**WORK ITEM:** Report, from the records below, every line where the word "short" appears.

Saved entries:
▬▬▬
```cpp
// ... 807 lines not shown
    if (ASSOC && aa.views && aa.cull) {
        __shared__ double sBox[kTileWaves][6];
        __shared__ unsigned sMask;
        const bool in = tid < tile_n;
        double bx[6] = {in ? a_xp.x : __builtin_huge_val(), in ? -a_xp.x : __builtin_huge_val(), in ? a_xp.y : __builtin_huge_val(),
                        in ? -a_xp.y : __builtin_huge_val(), in ? a_xp.z : __builtin_huge_val(), in ? -a_xp.z : __builtin_huge_val()};
#pragma unroll
        for (int o = 32; o > 0; o >>= 1)
#pragma unroll
            for (int c6 = 0; c6 < 6; ++c6) bx[c6] = fmin(bx[c6], __shfl_xor(bx[c6], o, 64));
        if ((tid & 63) == 0)
#pragma unroll
            for (int c6 = 0; c6 < 6; ++c6) sBox[tid >> 6][c6] = bx[c6];
        __syncthreads();
        double box[6];
#pragma unroll
        for (int c6 = 0; c6 < 6; ++c6) {
            double m = sBox[0][c6];
#pragma unroll
            for (int w_ = 1; w_ < kTileWaves; ++w_) m = fmin(m, sBox[w_][c6]);
            box[c6] = (c6 & 1) ? -m : m;
        }
        view_mask = tile_view_mask(aa.ap, aa.views, aa.n_views, box, &sMask);
    }
    if (ASSOC && tid < tile_n)
        a_ok = associate_views<float>(aa.ap, aa.views, aa.n_views, a_xp, a_c, view_mask);
    auto store_assoc = [&]() {
        if (ASSOC && tid < tile_n) {
            corr[3 * (size_t)s] = a_c[0]; corr[3 * (size_t)s + 1] = a_c[1]; corr[3 * (size_t)s + 2] = a_c[2];
            valid[s] = a_ok ? 1 : 0;
        }
    };
    const bool act = ASSOC ? a_ok : (tid < tile_n && valid[s] != 0);
    BT_STAMP(1);
    __shared__ int sWaveCnt[kTileWaves];
    const unsigned long long bal = __ballot(act);
    const int lane = tid & 63, wv = tid >> 6;
    if (lane == 0) sWaveCnt[wv] = __popcll(bal);
    __syncthreads();
    int pos = __popcll(bal & ((1ull << lane) - 1ull));
    for (int w_ = 0; w_ < wv; ++w_) pos += sWaveCnt[w_];
    int n_valid = 0;
#pragma unroll
    for (int w_ = 0; w_ < kTileWaves; ++w_) n_valid += sWaveCnt[w_];
    constexpr int ST_ = gn_row_stride(K);
    double *live = PLANNED ? tile_cost + 2 * (size_t)rt.n_tiles : nullptr;
    const int row_first = PLANNED ? run_id[blockIdx.x * kTile] : 0;
    const int rows_tile = PLANNED ? run_id[blockIdx.x * kTile + tile_n - 1] - row_first + 1 : 0;
    if (n_valid == 0) {
        store_assoc();
        if (PLANNED && tid < rows_tile) live[row_first + tid] = 0.0;
        if (PLANNED && tid == 0) { tile_cost[2 * blockIdx.x] = 0.0; tile_cost[2 * blockIdx.x + 1] = 0.0; }
        return;
    }
    if (!PLANNED && tid == 0) atomicAdd(cost_count + 1, (double)n_valid);
    __shared__ unsigned short sRow[PLANNED ? kTile : 1];
    __shared__ double sObj[kTileWaves];
    double obj = 0.0;
    if (act) {
        if (PLANNED) sRow[pos] = (unsigned short)(run_id[s] - row_first);
        double Jrow[NJ];
        double r;
        if (ASSOC) {
            r = data_row_from(node_dq, idx, w, K, p.lw.q, a_bh, a_nb, a_pf[0], a_pf[1], a_pf[2], a_xp, a_n[0], a_n[1], a_n[2], a_c[0], a_c[1],
                              a_c[2], Jrow);
        } else {
#pragma unroll
            for (int j = 0; j < kKMaxS; ++j) {
                idx[j] = j < K ? nbr[(size_t)s * K + j] : 0;
                w[j] = j < K ? wts[(size_t)s * K + j] : 0.0;
            }
            r = data_row(node_dq, idx, w, K, p.lw.q, spos[3 * (size_t)s], spos[3 * (size_t)s + 1], spos[3 * (size_t)s + 2],
                         snrm[3 * (size_t)s], snrm[3 * (size_t)s + 1], snrm[3 * (size_t)s + 2], corr[3 * (size_t)s],
                         corr[3 * (size_t)s + 1], corr[3 * (size_t)s + 2], Jrow);
        }
        obj = 0.5 * r * r;
        if (p.huber > 0.0 && fabs(r) > p.huber) {
            obj = p.huber * (fabs(r) - 0.5 * p.huber);
            const double sc = sqrt(p.huber / fabs(r));
            r *= sc;
#pragma unroll
            for (int j = 0; j < NJ; ++j) Jrow[j] *= sc;
        }
        if (!PLANNED) {
#pragma unroll
            for (int j = 0; j < K; ++j) sIdx[pos * K + j] = idx[j];
        }
#pragma unroll
        for (int j = 0; j < NJ; ++j) sJ[pos * LD + j] = Jrow[j];
        sJ[pos * LD + NJ] = r;
    }
    store_assoc();
    BT_STAMP(2);
    if (PLANNED) {
#pragma unroll
        for (int o = 32; o > 0; o >>= 1) obj += __shfl_xor(obj, o, 64);
        if (lane == 0) sObj[wv] = obj;
    }
    __syncthreads();
    if (PLANNED && tid == 0) {
        double o = sObj[0];
#pragma unroll
        for (int w_ = 1; w_ < kTileWaves; ++w_) o += sObj[w_];
        tile_cost[2 * blockIdx.x] = o;
        tile_cost[2 * blockIdx.x + 1] = (double)n_valid;
    }
    __shared__ int sRun[kTile + 1];
    __shared__ int sNRuns;
    {
        bool head = false;
        if (tid < n_valid) {
            head = tid == 0;
            if (!head) {
                if (PLANNED) {
                    head = sRow[tid] != sRow[tid - 1];
                } else {
#pragma unroll
                    for (int j = 0; j < K; ++j) head = head || (sIdx[tid * K + j] != sIdx[(tid - 1) * K + j]);
                }
            }
        }
        const unsigned long long hb = __ballot(head);
        if (lane == 0) sWaveCnt[wv] = __popcll(hb);
        __syncthreads();
        int hp = __popcll(hb & ((1ull << lane) - 1ull));
        for (int w_ = 0; w_ < wv; ++w_) hp += sWaveCnt[w_];
        if (head) sRun[hp] = tid;
        if (tid == 0) {
            int n = 0;
            for (int w_ = 0; w_ < kTileWaves; ++w_) n += sWaveCnt[w_];
            sRun[n] = n_valid;
            sNRuns = n;
        }
        __syncthreads();
    }
    const int n_runs = sNRuns;
    BT_STAMP(3);
#ifdef DFH_BUILD_TRACE
    if (threadIdx.x == 0 && blockIdx.x < 8192) g_build_trace[blockIdx.x][6] = (unsigned long long)n_valid | ((unsigned long long)n_runs << 16);
#endif
    constexpr bool kBlkTable = K <= 4 && !PLANNED;
    __shared__ int sBlk[kBlkTable ? kTile * K * K : 1];
    if (kBlkTable) {
        for (int q = tid; q < n_runs * K * K; q += kTile) {
            const int rn = q / (K * K), pr = q - rn * (K * K);
            const int t0 = sRun[rn];
            sBlk[q] = find_block(row_ptr, col, sIdx[t0 * K + pr / K], sIdx[t0 * K + pr % K]);
        }
        __syncthreads();
    }
    constexpr int NUP = PLANNED ? gn_row_gram(K) : NJ * (NJ + 1) / 2;
    if (PLANNED) {
        if (tid < n_runs) partial[(size_t)(row_first + sRow[sRun[tid]]) * ST_ + NUP + NJ + 1] = (double)(sRun[tid + 1] - sRun[tid]);
        __shared__ int sTouched[kTile];
        if (tid < rows_tile) sTouched[tid] = 0;
        __syncthreads();
        if (tid < n_runs) sTouched[sRow[sRun[tid]]] = 1;
        __syncthreads();
        if (tid < rows_tile) live[row_first + tid] = sTouched[tid] ? 1.0 : 0.0;
    }
    BT_STAMP(4);
    if constexpr (PLANNED) {
        constexpr int NC = NJ + 1;
        constexpr int NT = (NC + 15) / 16;
        typedef double d4 __attribute__((ext_vector_type(4)));
        const int li = lane & 15, lk = lane >> 4;
        for (int rn = wv; rn < n_runs; rn += kTile / 64) {
            const int t0 = sRun[rn], t1 = sRun[rn + 1];
            d4 acc[NT * (NT + 1) / 2];
#pragma unroll
            for (int q = 0; q < NT * (NT + 1) / 2; ++q) acc[q] = d4{0.0, 0.0, 0.0, 0.0};
            for (int t = t0; t < t1; t += 4) {
// ... 2237 lines not shown
```

### dynamicfusion_body_amd/solve.py

```python

import ctypes

import numpy as np
import torch

from . import _lib, dist as _dist
from .device import HostScalar, current_stream_ptr, dtype_code, require_gpu
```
▬▬▬
**EXERCISE OUTPUT:**
    __shared__ unsigned short sRow[PLANNED ? kTile : 1];
        if (PLANNED) sRow[pos] = (unsigned short)(run_id[s] - row_first);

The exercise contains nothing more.